Bj\"orck Sequences: Extension to Arbitrary Lengths, Correlation Analysis, and Applications to Wireless Systems

In this paper, we propose a sequence construction framework that extends prime-length Bj\"orck sequences, a class of Constant Amplitude Zero Autocorrelation (CAZAC) sequences, to arbitrary lengths using Goldbach's conjecture for even and odd integers. The framework is generic and applies to any CAZAC family defined for prime lengths and supports extensions to both cyclically shifted sequences and sequences with different root indices. We analytically characterize the resulting correlation behavior and show that the construction preserves orthogonality among cyclic shifts while maintaining favorable zero-lag cross-correlation across different root-index sequences. We further investigate Bj\"orck sequences as candidates for reference signals in next-generation wireless systems. Using the proposed framework, we extend Bj\"orck sequences to arbitrary lengths and evaluate their time- and frequency-offset estimation performance in terrestrial (TNs) and non-terrestrial networks (NTNs). Results show performance comparable to Zadoff--Chu (ZC) sequences in low-Doppler TN environments and improved robustness in high-Doppler NTN scenarios due to superior ambiguity-function properties.

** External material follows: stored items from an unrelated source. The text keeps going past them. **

# ugadiarov-la-phystech-edu/OCRL

Measured on AMD Instinct MI355X. Metric: images/sec (node) SLATE pretrain 128x128, 6 slots, 3 iters, higher is better.
Workload: dtype f32

## Files before the change

ocrl_amd/_lib.py:

```python
import ctypes
import os
from ctypes import c_void_p

from . import _abi

_HERE = os.path.dirname(os.path.abspath(__file__))
LIB_PATH = os.environ.get("OCRL_HIP_LIB") or os.path.join(_HERE, "libocrl_hip.so")
HEADER_PATH = os.path.join(_HERE, os.pardir, "include", "ocrl_hip.h")
DQN_HEADER_PATH = os.path.join(_HERE, os.pardir, "include", "ocrl_hip_dqn.h")
ROLLOUT_HEADER_PATH = os.path.join(_HERE, os.pardir, "include", "ocrl_hip_rollout.h")
_lib = None

if not os.path.exists(HEADER_PATH):
    raise RuntimeError(f"{HEADER_PATH} is missing: ocrl_amd derives its binding of libocrl_hip.so from the header and runs from the source tree.")
with open(HEADER_PATH) as _f:
    ABI = _abi.read(_f.read())
CONSTANTS = ABI.consts
SlateConfig, IodineConfig, GemmDesc, ConvDesc, ConvWgradDesc, XattnDesc, AcnetDesc, SpriteEnvDesc, ScenesDesc, FlatSegment = (
    ABI.structs["ocrl_" + n] for n in ("slate_config", "iodine_config", "gemm_desc", "conv_desc", "conv_wgrad_desc", "xattn_desc", "acnet_desc",
                                       "sprite_env_desc", "scenes_desc", "flat_segment"))
FLAT_MAX_SEGMENTS = CONSTANTS["OCRL_FLAT_MAX_SEGMENTS"]
if not os.path.exists(DQN_HEADER_PATH):
    raise RuntimeError(f"{DQN_HEADER_PATH} is missing: ocrl_amd derives its binding of libocrl_hip.so from the header and runs from the source tree.")
with open(DQN_HEADER_PATH) as _f:
    ABI_DQN = _abi.read(_f.read())
QnetDesc = ABI_DQN.structs["ocrl_qnet_desc"]
QNET_MAX_LAYERS = len(QnetDesc().dims)
if not os.path.exists(ROLLOUT_HEADER_PATH):
    raise RuntimeError(f"{ROLLOUT_HEADER_PATH} is missing: ocrl_amd derives its binding of libocrl_hip.so from the header and runs from the source tree.")
with open(ROLLOUT_HEADER_PATH) as _f:
    ABI_ROLLOUT = _abi.read(_f.read())


def flat_segments(segs):
    addr = lambda a: a.value if isinstance(a, c_void_p) else a
    return (FlatSegment * len(segs))(*[FlatSegment(addr(p), addr(g), addr(s0), addr(s1), int(n)) for p, g, s0, s1, n in segs])


def acnet_desc(B, F, A, dims, acts):
    d = AcnetDesc(B=B, F=F, A=A)
    for t in range(3):
        if len(dims[t]) > CONSTANTS["OCRL_ACNET_MAX_LAYERS"]:
            raise ValueError(f"ocrl_amd: at most {CONSTANTS['OCRL_ACNET_MAX_LAYERS']} layers per trunk (got {len(dims[t])})")
        d.n[t] = len(dims[t])
        for l, (w, a) in enumerate(zip(dims[t], acts[t])):
            d.dims[t][l], d.acts[t][l] = int(w), int(a)
    return d


def qnet_desc(B, F, A, dims, acts):
    if len(dims) > QNET_MAX_LAYERS or len(acts) != len(dims):
        raise ValueError(f"ocrl_amd: at most {QNET_MAX_LAYERS} hidden layers, one activation code each (got {len(dims)}, {len(acts)})")
    d = QnetDesc(B=B, F=F, A=A, n=len(dims))
    for l, (w, a) in enumerate(zip(dims, acts)):
        d.dims[l], d.acts[l] = int(w), int(a)
    return d


def gemm_desc(**kw):
    d = GemmDesc(batch=1, batch_inner=1, splitk=1, alpha=1.0, x_scale=1.0, e_scale=1.0, force_sb=-1)
    for k, v in kw.items():
        setattr(d, k, v)
    return d


def conv_desc(**kw):
    d = ConvDesc()
    for k, v in kw.items():
        setattr(d, k, v)
    return d


def conv_wgrad_desc(**kw):
    d = ConvWgradDesc()
    for k, v in kw.items():
        setattr(d, k, v)
    return d


def lib():
    global _lib
    if _lib is not None:
        return _lib
    if not os.path.exists(LIB_PATH):
        raise RuntimeError(
            f"{LIB_PATH} is missing: build it with `python -c 'import __graft_entry__ as g; g.build()'` "
            "(make -C ocrl_amd/csrc).  ocrl_amd has no CPU fallback.")
    import torch
    L = ctypes.CDLL(LIB_PATH)
    for abi in (ABI, ABI_DQN, ABI_ROLLOUT):
        for name, (restype, argtypes) in abi.functions.items():
            f = getattr(L, name)
            f.argtypes = argtypes
            if restype is not ctypes.c_int:
                f.restype = restype
    for name, cls in {**ABI.structs, **ABI_DQN.structs}.items():
        if name + "_size" in {**ABI.functions, **ABI_DQN.functions} and getattr(L, name + "_size")() != ctypes.sizeof(cls):
            raise RuntimeError(f"libocrl_hip.so: {name} is {getattr(L, name + '_size')()} bytes, this binding's {cls.__name__} {ctypes.sizeof(cls)}")
    if L.ocrl_abi_version() != CONSTANTS["OCRL_ABI_VERSION"]:
        raise RuntimeError(f"libocrl_hip.so ABI version mismatch: the library is {L.ocrl_abi_version()}, include/ocrl_hip.h {CONSTANTS['OCRL_ABI_VERSION']}")
    _lib = L
    return L
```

We also identify an inherent Doppler-dependent behavior that can cause sequence misidentification under large Doppler shifts. To address this, we propose two mitigation strategies: (i) leveraging coarse Doppler estimates prior to detection, and (ii) selecting appropriately spaced subsets of orthogonal sequences. Ambiguity function-based analysis demonstrates the effectiveness of these approaches in improving estimation reliability. Overall, this work enables practical arbitrary-length CAZAC sequence design and establishes Bj\"orck sequences as a strong alternative for reference signal design in high-Doppler environments.